*** Begin section ***

firefoam-dev_amd/csrc/ffm_solve.hip:

```cpp
#include "ffm_internal.hpp"
#include "ffm_device.hpp"
#include <algorithm>
#include <cmath>
#include <cstring>


__global__ void k_scalar_op(double *s, int op, double arg, int iter, int in)
{
    if (threadIdx.x || blockIdx.x) return;
    scalar_op_body(s, op, arg, iter, in);
}

static int scalar_op(ffm_ctx *c, int op, double arg = 0.0, int iter = 0, int in = S_TMP0)
{
    hipLaunchKernelGGL(k_scalar_op, dim3(1), dim3(64), 0, c->stream, c->scal_d, op, arg, iter, in);
    FFM_HIP(hipGetLastError());
    return FFM_OK;
}
static ffm_scal_op tail_op(ffm_ctx *c, int op, double arg = 0.0, int iter = 0)
{
    ffm_scal_op t; t.op = op; t.arg = arg; t.iter = iter; t.fused = c->nRanks == 1 && !c->comm;
    return t;
}
static int finish_dot(ffm_ctx *c, const ffm_scal_op &t, int nSlots = 1)
// ... 346 lines not shown
        unsigned int z = 0;
        ffm_h2d(A->ctx, A->sweepTicket + 1, &z, sizeof(z));
        return FFM_ERR_HIP;
    }
    return FFM_OK;
}

static int calc_rD(ffm_ldu *A)
{
    if (A->sweepMode == 2) {
        const double *dg = A->diag;
        return ffm_tile_calc_rD(A, 1, &dg, &A->rD);
    }
    FlowArgs a; FFM_TRY(flow_args(A, SM_RD, a));
    FLOW_LAUNCH(SM_RD, a);
    FFM_HIP(hipGetLastError());
    return FFM_OK;
}

int ffm_precond_setup_i(ffm_ldu *A, int precond)
{
    if (A->rDKind == precond && A->rDEpoch == A->coeffEpoch) return FFM_OK;
    hipStream_t s = A->ctx->stream;
    switch (precond) {
    case FFM_NONE: break;
    case FFM_DIC:
        if (!A->symmetric) { ffm_set_error("DIC needs a symmetric matrix"); return FFM_ERR_UNSUPPORTED; }
        FFM_TRY(calc_rD(A)); break;
    case FFM_DILU: FFM_TRY(calc_rD(A)); break;
    case FFM_DIAGONALP:
        hipLaunchKernelGGL(k_recip, dim3(sgrid(A->nOwned)), dim3(256), 0, s, (long)A->nOwned, A->rD, A->diag);
        FFM_HIP(hipGetLastError());
        break;
    default: ffm_set_error("unknown preconditioner %d", precond); return FFM_ERR_UNSUPPORTED;
    }
    A->rDKind = precond; A->rDEpoch = A->coeffEpoch;
    return FFM_OK;
}

int ffm_precond_apply_i(ffm_ldu *A, int precond, bool transpose, const double *r, double *w)
{
    hipStream_t s = A->ctx->stream;
    const long N = A->nOwned;
    if (precond == FFM_NONE) { hipLaunchKernelGGL(k_copy, dim3(sgrid(N)), dim3(256), 0, s, N, w, r); FFM_HIP(hipGetLastError()); return FFM_OK; }
    if (precond == FFM_DIAGONALP) { hipLaunchKernelGGL(k_mul, dim3(sgrid(N)), dim3(256), 0, s, N, w, A->rD, r); FFM_HIP(hipGetLastError()); return FFM_OK; }
    if (A->sweepMode == 2) { const double *rD = A->rD; return ffm_tile_precond(A, precond, transpose, 1, &rD, &r, &w); }
// ... 71 lines not shown
    perf->initialResidual = c->scal_h[S_RES0];
    perf->finalResidual = perf->initialResidual;
    perf->nIterations = 0; perf->singular = 0; perf->converged = 0;
    return FFM_OK;
}

static int pcg(ffm_ldu *A, int precond, const Controls &k, double *psi, const double *source, ffm_perf *perf)
{
    ffm_ctx *c = A->ctx; hipStream_t s = c->stream; const long N = A->nOwned; const int g = sgrid(N);
    double *pA, *wA, *rA;
    FFM_TRY(ffm_ldu_work(A, 1, &pA)); FFM_TRY(ffm_ldu_work(A, 2, &wA)); FFM_TRY(ffm_ldu_work(A, 3, &rA));
    FFM_TRY(scalar_op(c, OP_RESET));
    FFM_TRY(ffm_k_spmv_sumA(A, psi, wA, pA));
    FFM_TRY(norm_and_initial(A, psi, source, wA, pA, rA, perf));
    if (k.minIter > 0 || !check_convergence(perf, k)) {
        FFM_TRY(ffm_precond_setup_i(A, precond));
        const ffm_scal_op beta = tail_op(c, OP_PCG_BETA), alpha = tail_op(c, OP_PCG_ALPHA), res = tail_op(c, OP_RES);
        if (precond == FFM_DIC && A->sweepMode == 2 && ffm_tile_pcg_fusable(A)) {
            const bool fuseP = ffm_tile_amul_pcg_usable(A);
            double *pB = nullptr, *qA = wA;
            if (fuseP) { FFM_TRY(ffm_ldu_work(A, 4, &pB)); FFM_TRY(ffm_ldu_work(A, 5, &qA)); }
            do {
                if (perf->nIterations == 0) {
                    FFM_TRY(ffm_precond_apply_i(A, precond, false, rA, wA));
                    FFM_TRY(ffm_k_dot(c, wA, rA, N, S_TMP0, beta));
                } else FFM_TRY(ffm_tile_pcg_bwd(A, rA, wA, S_TMP0, beta));
                FFM_TRY(finish_dot(c, beta));
                if (perf->nIterations == 0) {
                    hipLaunchKernelGGL(k_p_update, dim3(g), dim3(256), 0, s, N, pA, wA, c->scal_d, 1);
                    FFM_TRY(ffm_k_spmv_dot(A, pA, qA, S_TMP0, alpha));
                } else if (fuseP) {
                    FFM_TRY(ffm_tile_amul_pcg(A, wA, pA, pB, psi, qA, S_TMP0, alpha));
                    std::swap(pA, pB);
                } else {
                    hipLaunchKernelGGL(k_p_psi, dim3(g), dim3(256), 0, s, N, psi, pA, wA, c->scal_d);
                    FFM_TRY(ffm_k_spmv_dot(A, pA, qA, S_TMP0, alpha));
                }
                FFM_TRY(finish_dot(c, alpha));
                FFM_TRY(ffm_tile_pcg_fwd(A, rA, wA, S_TMP0, qA == wA ? nullptr : qA, res));
                FFM_TRY(finish_dot(c, res));
                FFM_TRY(ffm_read_scalars(c));
                if (c->scal_h[S_SING] != 0.0) { perf->singular = 1; break; }
                perf->finalResidual = c->scal_h[S_RES];
            } while ((++perf->nIterations < k.maxIter && !check_convergence(perf, k)) || perf->nIterations < k.minIter);
            if (!perf->singular) hipLaunchKernelGGL(k_axpy_alpha, dim3(g), dim3(256), 0, s, N, psi, pA, c->scal_d);
            FFM_HIP(hipGetLastError());
            return FFM_OK;
// ... 732 lines not shown
```

firefoam-dev_amd/csrc/ffm_tile.hip:

```cpp
#include "ffm_internal.hpp"
#include "ffm_device.hpp"
#include <algorithm>
#include <atomic>
#include <climits>

constexpr int T_RING = 4096;
constexpr int T_ENT = 256;
constexpr int T_THREADS = 256;
constexpr int T_W = FFM_TILE_W;
constexpr int T_PF = 8;
constexpr int T_PM = 3;
constexpr int T_XMAX = 64;
constexpr int T_RINGD = T_RING - 2 * T_ENT;
constexpr unsigned T_SPIN_LIMIT = 1u << 22;
constexpr unsigned T_NONE = 0xFFFFu;
constexpr int T_LDS = T_RING + 2 * T_XMAX + 1;
constexpr unsigned long long T_SENT = 0x7FF4DEADBEEFCAFEull;
static_assert(T_LDS < (int)T_NONE && T_ENT <= 256, "neighbour codes are LDS slots");
static_assert(T_PM >= 2 && T_PM < T_PF, "read-ahead distances");

struct TileDir {
    int nEnt = 0, nPub = 0;
    int *grpEnt = nullptr;
    int4 *rec = nullptr;
// ... 297 lines not shown
        T->nMail = (long)T->f.nPub + T->b.nPub + 2;
        FFM_HIP(hipMalloc((void **)&T->mailAll, sizeof(double) * T->nMail));
        T->f.mail = T->mailAll; T->b.mail = T->mailAll + T->f.nPub + 1;
        FfmStageTimer tm_("tile: amul plan");
        FFM_TRY(build_amul(A, grpOfCell, recF));
        if (!T->gsTables) T->usable = false;
    }
    return FFM_OK;
}

struct TileView {
    int G;
    const int *grpCell, *grpEnt, *extOff, *extSrc;
    const int4 *rec;
    const uint2 *code;
    unsigned int *ticket;
};

__device__ __forceinline__ double t_ld(const double *p) { return __hip_atomic_load(p, __ATOMIC_RELAXED, __HIP_MEMORY_SCOPE_AGENT); }
__device__ __forceinline__ void t_st(double *p, double v) { __hip_atomic_store(p, v, __ATOMIC_RELAXED, __HIP_MEMORY_SCOPE_AGENT); }
__device__ __forceinline__ void t_barrier() { asm volatile("s_waitcnt lgkmcnt(0)\n\ts_barrier" ::: "memory"); }
__device__ __forceinline__ bool t_pending(double v) { return (unsigned long long)__double_as_longlong(v) == T_SENT; }

enum { TM_FWD = 0, TM_BWD = 1, TM_RD = 2, TM_GSF = 3, TM_GSB = 4 };
struct __attribute__((aligned(8))) T3 { double a, b, c; };
static_assert(T_W == 3, "T3");

__device__ __noinline__ double t_wait_value(const double *addr, unsigned int *ticket, int *shAbort)
{
    double v = t_ld(addr);
    if (*(volatile int *)shAbort) return v;
    unsigned spins = 0;
    while (t_pending(v)) {
        __builtin_amdgcn_s_sleep(1);
        v = t_ld(addr);
        if ((++spins & 1023u) == 0u) {
            if (__hip_atomic_load(&ticket[1], __ATOMIC_RELAXED, __HIP_MEMORY_SCOPE_AGENT) != 0u) { *shAbort = 1; break; }
            if (spins > T_SPIN_LIMIT) { __hip_atomic_store(&ticket[1], 1u, __ATOMIC_RELAXED, __HIP_MEMORY_SCOPE_AGENT); *shAbort = 1; break; }
        }
    }
    return v;
}
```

*** End section ***

Exercise prompt ▸
Would you please return all lines of the data that include the word "stream"?

Written reply ▸
    hipLaunchKernelGGL(k_scalar_op, dim3(1), dim3(64), 0, c->stream, c->scal_d, op, arg, iter, in);
    hipStream_t s = A->ctx->stream;
    hipStream_t s = A->ctx->stream;
    ffm_ctx *c = A->ctx; hipStream_t s = c->stream; const long N = A->nOwned; const int g = sgrid(N);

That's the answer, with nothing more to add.